Preston: “Yeah, I mean I wouldn’t really consider it singing. I was more adding the elements to a song. But, I’m going to work to get more confident along the process. I literally just bought a microphone before coming on this tour because I wanted to add more to the experience. I then wrote two really quick demos that I turned into sounds.”

“Are you thinking to have more singing in the future?”

Preston: “I already know I’m not the best singer, but I want to improve that and improve my writing.

“Are you self taught?”

Preston: “Oh yeah, I’m self taught. I’m not taking any lessons. However, if I could pay for lessons I would do it, but I already pay a lot for food –laughs-”

“What inspired the science theme within your music? Were you always into science?”

Preston: Yeah! It’s kind of a tongue and cheek thing, I’ve always been into science. I actually have two degrees in science. I got my undergrad and masters in Biology in Montreal. I’m not even really using that right now, but with my EP I named the songs and concepts after my background knowledge. It’s kind of amusing, but it shows how crazy life can be. It doesn’t really matter, because there is no right or wrong.

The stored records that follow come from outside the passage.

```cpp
__device__ __forceinline__ void cross3(float *r, const float *a, const float *b) {
  float x = a[1] * b[2] - a[2] * b[1], y = a[2] * b[0] - a[0] * b[2], z = a[0] * b[1] - a[1] * b[0];
  r[0] = x; r[1] = y; r[2] = z;
}
__device__ __forceinline__ float dot3(const float *a, const float *b) {
  return a[0] * b[0] + a[1] * b[1] + a[2] * b[2];
}
__device__ __forceinline__ void quat_mul(float *r, const float *a, const float *b) {
  float w = a[0] * b[0] - a[1] * b[1] - a[2] * b[2] - a[3] * b[3];
  float x = a[0] * b[1] + a[1] * b[0] + a[2] * b[3] - a[3] * b[2];
  float y = a[0] * b[2] - a[1] * b[3] + a[2] * b[0] + a[3] * b[1];
  float z = a[0] * b[3] + a[1] * b[2] - a[2] * b[1] + a[3] * b[0];
  r[0] = w; r[1] = x; r[2] = y; r[3] = z;
}
__device__ __forceinline__ void quat_rot(float *r, const float *q, const float *v) {
  float t[3], u[3];
  cross3(t, q + 1, v);
  t[0] *= 2.f; t[1] *= 2.f; t[2] *= 2.f;
  cross3(u, q + 1, t);
  r[0] = v[0] + q[0] * t[0] + u[0];
  r[1] = v[1] + q[0] * t[1] + u[1];
  r[2] = v[2] + q[0] * t[2] + u[2];
}
// ... 465 lines not shown
    const float Ib[9] = {bi[0], bi[3], bi[4], bi[3], bi[1], bi[5], bi[4], bi[5], bi[2]};
    for (int i = 0; i < 3; i++)
      for (int j = 0; j < 3; j++) Tm[3 * i + j] = R[3 * i] * Ib[j] + R[3 * i + 1] * Ib[3 + j] + R[3 * i + 2] * Ib[6 + j];
    W[0] = Tm[0] * R[0] + Tm[1] * R[1] + Tm[2] * R[2];
    W[1] = Tm[3] * R[3] + Tm[4] * R[4] + Tm[5] * R[5];
    W[2] = Tm[6] * R[6] + Tm[7] * R[7] + Tm[8] * R[8];
    W[3] = Tm[0] * R[3] + Tm[1] * R[4] + Tm[2] * R[5];
    W[4] = Tm[0] * R[6] + Tm[1] * R[7] + Tm[2] * R[8];
    W[5] = Tm[3] * R[6] + Tm[4] * R[7] + Tm[5] * R[8];
    const float o[3] = {S.xipos[lb][0] - com[0], S.xipos[lb][1] - com[1], S.xipos[lb][2] - com[2]};
    const float oo = dot3(o, o);
    float *ci = S.cinert[lb];
    ci[0] = W[0] + bmass * (oo - o[0] * o[0]);
    ci[1] = W[1] + bmass * (oo - o[1] * o[1]);
    ci[2] = W[2] + bmass * (oo - o[2] * o[2]);
    ci[3] = W[3] - bmass * o[0] * o[1];
    ci[4] = W[4] - bmass * o[0] * o[2];
    ci[5] = W[5] - bmass * o[1] * o[2];
    ci[6] = bmass * o[0]; ci[7] = bmass * o[1]; ci[8] = bmass * o[2];
    ci[9] = bmass;
  }
  SYNC();
  PROF(1);
  }
  {
    float acc[10];
    for (int i = 0; i < 10; i++) acc[i] = 0;
    StaticFor<1, DMK_NB>::run([&](auto cc) {
      constexpr int c = decltype(cc)::value;
      const float w = lane_sel<topo::body_ancself_mask(c)>(1.f, 0.f);
#pragma unroll
      for (int i = 0; i < 10; i++) acc[i] = fmaf(w, g_S.cinert[c][i], acc[i]);
      return true;
    });
    if (isbody)
      for (int i = 0; i < 10; i++) S.u.v.crb[lb][i] = acc[i];
  }
  SYNC();
  float C[DMK_NV];
  {
    float cd[6] = {0, 0, 0, 0, 0, 0};
    if (isdof) {
      float buf[6], I[10];
      for (int i = 0; i < 10; i++) I[i] = S.u.v.crb[d_body][i];
      for (int i = 0; i < 6; i++) cd[i] = S.cdof[lk][i];
      mul_inert_vec(buf, I, cd);
      for (int i = 0; i < 6; i++) S.u.v.mbuf[lk][i] = buf[i];
    }
    SYNC();
    const float armv = isdof ? (DAMP2 ? fmaf(T.timestep, T.d_damp[lk], T.d_arm[lk]) : T.d_arm[lk]) : 0.f;
    float dots[DMK_NV];
    {
      const float *bufp = &S.u.v.mbuf[lane & 31][lane >> 5];
      mfma_f16v acc;
#pragma unroll
      for (int v = 0; v < 16; v++) acc[v] = 0.f;
#pragma unroll
      for (int p = 0; p < 3; p++) {
        const auto sw = __builtin_amdgcn_permlane32_swap(__float_as_uint(cd[2 * p]), __float_as_uint(cd[2 * p + 1]), false, false);
        acc = __builtin_amdgcn_mfma_f32_32x32x2f32(bufp[2 * p], __uint_as_float(sw[0]), acc, 0, 0, 0);
      }
#pragma unroll
      for (int v = 0; v < 16; v++) {
        const auto sw = __builtin_amdgcn_permlane32_swap(__float_as_uint(acc[v]), __float_as_uint(acc[v]), false, false);
        dots[(v / 4) * 8 + (v % 4)] = acc[v];
        dots[(v / 4) * 8 + (v % 4) + 4] = __uint_as_float(sw[1]);
      }
#pragma unroll
      for (int k = 32; k < DMK_NV; k++) {
        float d = 0;
#pragma unroll
        for (int i = 0; i < 6; i++) d = fmaf(cd[i], S.u.v.mbuf[k][i], d);
        dots[k] = d;
      }
    }
    StaticFor<0, DMK_NV>::run([&](auto kc) {
      constexpr int k = decltype(kc)::value;
      const float off = lane_sel<topo::anc_mask(k)>(dots[k], 0.f);
      C[k] = lane_sel<(1ull << k)>(dots[k] + armv, off);
      return true;
    });
  }
  PROF(2);
  StaticFor<0, DMK_NV - 1>::run([&](auto ic) {
    constexpr int k = DMK_NV - 1 - decltype(ic)::value;
    const float rk = __builtin_amdgcn_rcpf(rl(C[k], k));
    const float Cs = C[k] * rk;
    ElimAnc<k, topo::PARENT[k]>::run(C, Cs);
    return true;
  });
  const int d_nanc_s = isdof ? d_nanc : 0;
  {
    StaticFor<0, DMK_NV>::run([&](auto kc) {
      constexpr int k = decltype(kc)::value;
      const int real = topo::MADR[k] + topo::NANC[k] - d_nanc_s;
      const int idx = lane_sel_i<(topo::anc_mask(k) | (1ull << k))>(real, DM_NM + 1);
      g_S.M[idx] = C[k];
      return true;
    });
  }
  SYNC();
  float dv = 0.f;
  const int mrow = T.d_madr[lk] + d_nanc;
  const uint64_t ancm = T.d_ancm[lk];
  if (isdof) {
    const float Md = S.M[T.d_madr[lk]];
    dv = 1.0f / Md;
    S.dinv[lk] = dv;
    S.dsqrtinv[lk] = 1.0f / sqrtf(Md);
  }
  SYNC();
  PROF(3);
  float xs = 0;
  if constexpr (DAMP2) {
    xs = isdof ? rhs : 0.f;
  } else {
  if (isbody) {
    float w[6] = {0, 0, 0, 0, 0, 0};
    const int nd = (lb == 1) ? 6 : b_dofnum;
    for (int j = 0; j < 6; j++)
      if (j < nd) {
        const int k = b_dofadr + j;
        const float qv = S.qvel[k];
        for (int i = 0; i < 6; i++) w[i] += S.cdof[k][i] * qv;
      }
    for (int i = 0; i < 6; i++) S.u.v.cacc[lb][i] = w[i];
  }
  SYNC();
  if (isbody) {
    float cv[6] = {0, 0, 0, 0, 0, 0}, u[6] = {0, 0, 0, 0, 0, 0};
#pragma unroll
    for (int c = 0; c < 3; c++) {
      const int cb = (b_chain4 >> (8 * c)) & 0xFF;
      if (cb != 0 && cb != lb)
        for (int i = 0; i < 6; i++) cv[i] += S.u.v.cacc[cb][i];
    }
    if (lb == 1) {
      for (int k = 0; k < 3; k++) {
        const float qv = S.qvel[k];
        for (int i = 0; i < 6; i++) cv[i] += S.cdof[k][i] * qv;
      }
      float dd[3][6];
#pragma unroll
      for (int k = 3; k < 6; k++) {
        float cd[6];
        for (int i = 0; i < 6; i++) cd[i] = S.cdof[k][i];
        cross_motion(dd[k - 3], cv, cd);
      }
#pragma unroll
      for (int k = 3; k < 6; k++) {
        const float qv = S.qvel[k];
        for (int i = 0; i < 6; i++) { u[i] += dd[k - 3][i] * qv; cv[i] += S.cdof[k][i] * qv; }
      }
    } else {
#pragma unroll
      for (int j = 0; j < 3; j++) {
        if (j < b_dofnum) {
          const int k = b_dofadr + j;
          float cd[6], dd[6];
          const float qv = S.qvel[k];
          for (int i = 0; i < 6; i++) cd[i] = S.cdof[k][i];
          cross_motion(dd, cv, cd);
          for (int i = 0; i < 6; i++) { u[i] += dd[i] * qv; cv[i] += cd[i] * qv; }
        }
      }
    }
    for (int i = 0; i < 6; i++) { S.cvel[lb][i] = cv[i]; S.u.v.cfrcsub[lb][i] = u[i]; }
  }
  SYNC();
  PROF2(15);
  if (isbody) {
    float ca[6] = {0, 0, 0, -T.gravity[0], -T.gravity[1], -T.gravity[2]}, cv[6], I[10], f0[6], t0[6], t1[6];
#pragma unroll
// ... 1199 lines not shown
```

deepmimic_mujoco_amd/csrc/dm_topology.h:

```cpp
#pragma once
namespace topo {
constexpr int NV = 34;
constexpr int NM = 310;
constexpr int PARENT[NV] = {-1, 0, 1, 2, 3, 4, 5, 6, 7, 8, 9, 10, 8, 12, 13, 14, 8, 16, 17, 18, 5, 20, 21, 22, 23, 24, 25, 5, 27, 28, 29, 30, 31, 32};
constexpr int NANC[NV] = {0, 1, 2, 3, 4, 5, 6, 7, 8, 9, 10, 11, 9, 10, 11, 12, 9, 10, 11, 12, 6, 7, 8, 9, 10, 11, 12, 6, 7, 8, 9, 10, 11, 12};
constexpr int MADR[NV] = {0, 1, 3, 6, 10, 15, 21, 28, 36, 45, 55, 66, 78, 88, 99, 111, 124, 134, 145, 157, 170, 177, 185, 194, 204, 215, 227, 240, 247, 255, 264, 274, 285, 297};
constexpr bool is_anc(int j, int i) {
  for (int a = PARENT[i]; a >= 0; a = PARENT[a]) if (a == j) return true;
  return false;
}
constexpr int midx(int i, int j) { return MADR[i] + NANC[i] - NANC[j]; }
constexpr int NB = 14;
constexpr int BPARENT[NB] = {0, 0, 1, 2, 2, 4, 2, 6, 1, 8, 9, 1, 11, 12};
constexpr unsigned long long body_ancself_mask(int c) {
  unsigned long long m = 0;
  for (int b = c; b >= 1; b = BPARENT[b]) m |= 1ull << b;
  return m;
}
constexpr unsigned long long desc_mask(int j) {
  unsigned long long m = 0;
  for (int i = 0; i < NV; i++) if (is_anc(j, i)) m |= 1ull << i;
  return m;
}
constexpr unsigned long long anc_mask(int i) {
  unsigned long long m = 0;
  for (int a = PARENT[i]; a >= 0; a = PARENT[a]) m |= 1ull << a;
  return m;
}
}
```

deepmimic_mujoco_amd/gen_topology.py:

```python
import os

from .model import NV, NBODY, load_model

OUT = os.path.join(os.path.dirname(os.path.abspath(__file__)), "csrc", "dm_topology.h")


def render(model):
    parent = [int(x) for x in model.dof_parent]
    nanc = []
    for k in range(NV):
        n, a = 0, parent[k]
        while a >= 0:
            n += 1
            a = parent[a]
        nanc.append(n)
    madr = [int(x) for x in model.dof_Madr]
    bparent = [int(x) for x in model.body_parent]
    lines = [
        "// GENERATED by deepmimic_mujoco_amd/gen_topology.py from deepmimic_humanoid3d.xml — do not edit.",
        "// Dof tree of the model (reference: mjModel.dof_parentid / dof_Madr of the asset loaded at",
        "// src/deepmimic_env.py:301).  Sparse inertia layout: row i = M(i,i), M(i,parent), M(i,grandparent), ...",
        "#pragma once",
        "namespace topo {",
        "constexpr int NV = %d;" % NV,
        "constexpr int NM = %d;" % (madr[-1] + nanc[-1] + 1),
        "constexpr int PARENT[NV] = {%s};" % ", ".join(map(str, parent)),
        "constexpr int NANC[NV] = {%s};" % ", ".join(map(str, nanc)),
        "constexpr int MADR[NV] = {%s};" % ", ".join(map(str, madr)),
        "constexpr bool is_anc(int j, int i) {  // j is a strict ancestor of i",
        "  for (int a = PARENT[i]; a >= 0; a = PARENT[a]) if (a == j) return true;",
        "  return false;",
        "}",
        "constexpr int midx(int i, int j) { return MADR[i] + NANC[i] - NANC[j]; }  // j ancestor-or-self of i",
        "constexpr int NB = %d;" % NBODY,
        "constexpr int BPARENT[NB] = {%s};  // body tree (body 0 = world)" % ", ".join(map(str, bparent)),
        "constexpr unsigned long long body_ancself_mask(int c) {  // bit b: body b (>= 1) is c or an ancestor of c",
        "  unsigned long long m = 0;",
        "  for (int b = c; b >= 1; b = BPARENT[b]) m |= 1ull << b;",
        "  return m;",
        "}",
        "constexpr unsigned long long desc_mask(int j) {  // bit i: dof i is a strict descendant of j",
        "  unsigned long long m = 0;",
        "  for (int i = 0; i < NV; i++) if (is_anc(j, i)) m |= 1ull << i;",
        "  return m;",
        "}",
        "constexpr unsigned long long anc_mask(int i) {  // bit j: dof j is a strict ancestor of i (= the lanes that own M[i][j])",
        "  unsigned long long m = 0;",
        "  for (int a = PARENT[i]; a >= 0; a = PARENT[a]) m |= 1ull << a;",
        "  return m;",
        "}",
        "}  // namespace topo",
        "",
    ]
    return "\n".join(lines)


OUT_G1 = os.path.join(os.path.dirname(os.path.abspath(__file__)), "csrc", "dm_g1_topology.h")


def render_g1(g):
    parent = [int(x) for x in g.dof_parent]
    madr = [int(x) for x in g.dof_Madr]
    nanc = []
    for k in range(g.nv):
        n, a = 0, parent[k]
        while a >= 0:
            n, a = n + 1, parent[a]
        nanc.append(n)
    return "\n".join([
        "// GENERATED by deepmimic_mujoco_amd/gen_topology.py from deepmimic_unitree_g1.xml — do not edit.",
        "// Dof tree of the Unitree G1 model: with it known at compile time the constraint rows are solved against the sparse",
        "// factor in registers (static indices).  dmg1_create() rejects a model whose dof tree differs.",
        "#pragma once",
        "namespace g1topo {",
        "constexpr int NV = %d;" % g.nv,
        "constexpr int PARENT[NV] = {%s};" % ", ".join(map(str, parent)),
        "constexpr int NANC[NV] = {%s};" % ", ".join(map(str, nanc)),
        "constexpr int MADR[NV] = {%s};" % ", ".join(map(str, madr)),
        "}  // namespace g1topo",
        "",
    ])


def _write(path, txt):
    old = open(path).read() if os.path.exists(path) else None
    if old != txt:
        with open(path, "w") as f:
            f.write(txt)


def main():
    _write(OUT, render(load_model()))
    from . import mjcf
    from .model import ASSET_DIR
    _write(OUT_G1, render_g1(mjcf.compile_mjcf_general(os.path.join(ASSET_DIR, "deepmimic_unitree_g1.xml"))))
    return OUT
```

“What are your music plans for the future?”

Preston: I really want to work on a second EP, or even an LP – something longer. It’s going to be more coherent, because the EP consists of songs over the course of two years put together, so I want to start from beginning to end with a solid idea.

Throughout the set, the crowd shared much love and energy, where everyone was dancing nonstop. Through the Experiment Live, Robotaki successfully connected with the Chicago crowd, creating an intimate setting that evoked a sense of positive emotions, exploration and curiosity, as well as successfully performed an entire set that solely consisted of his own musical work.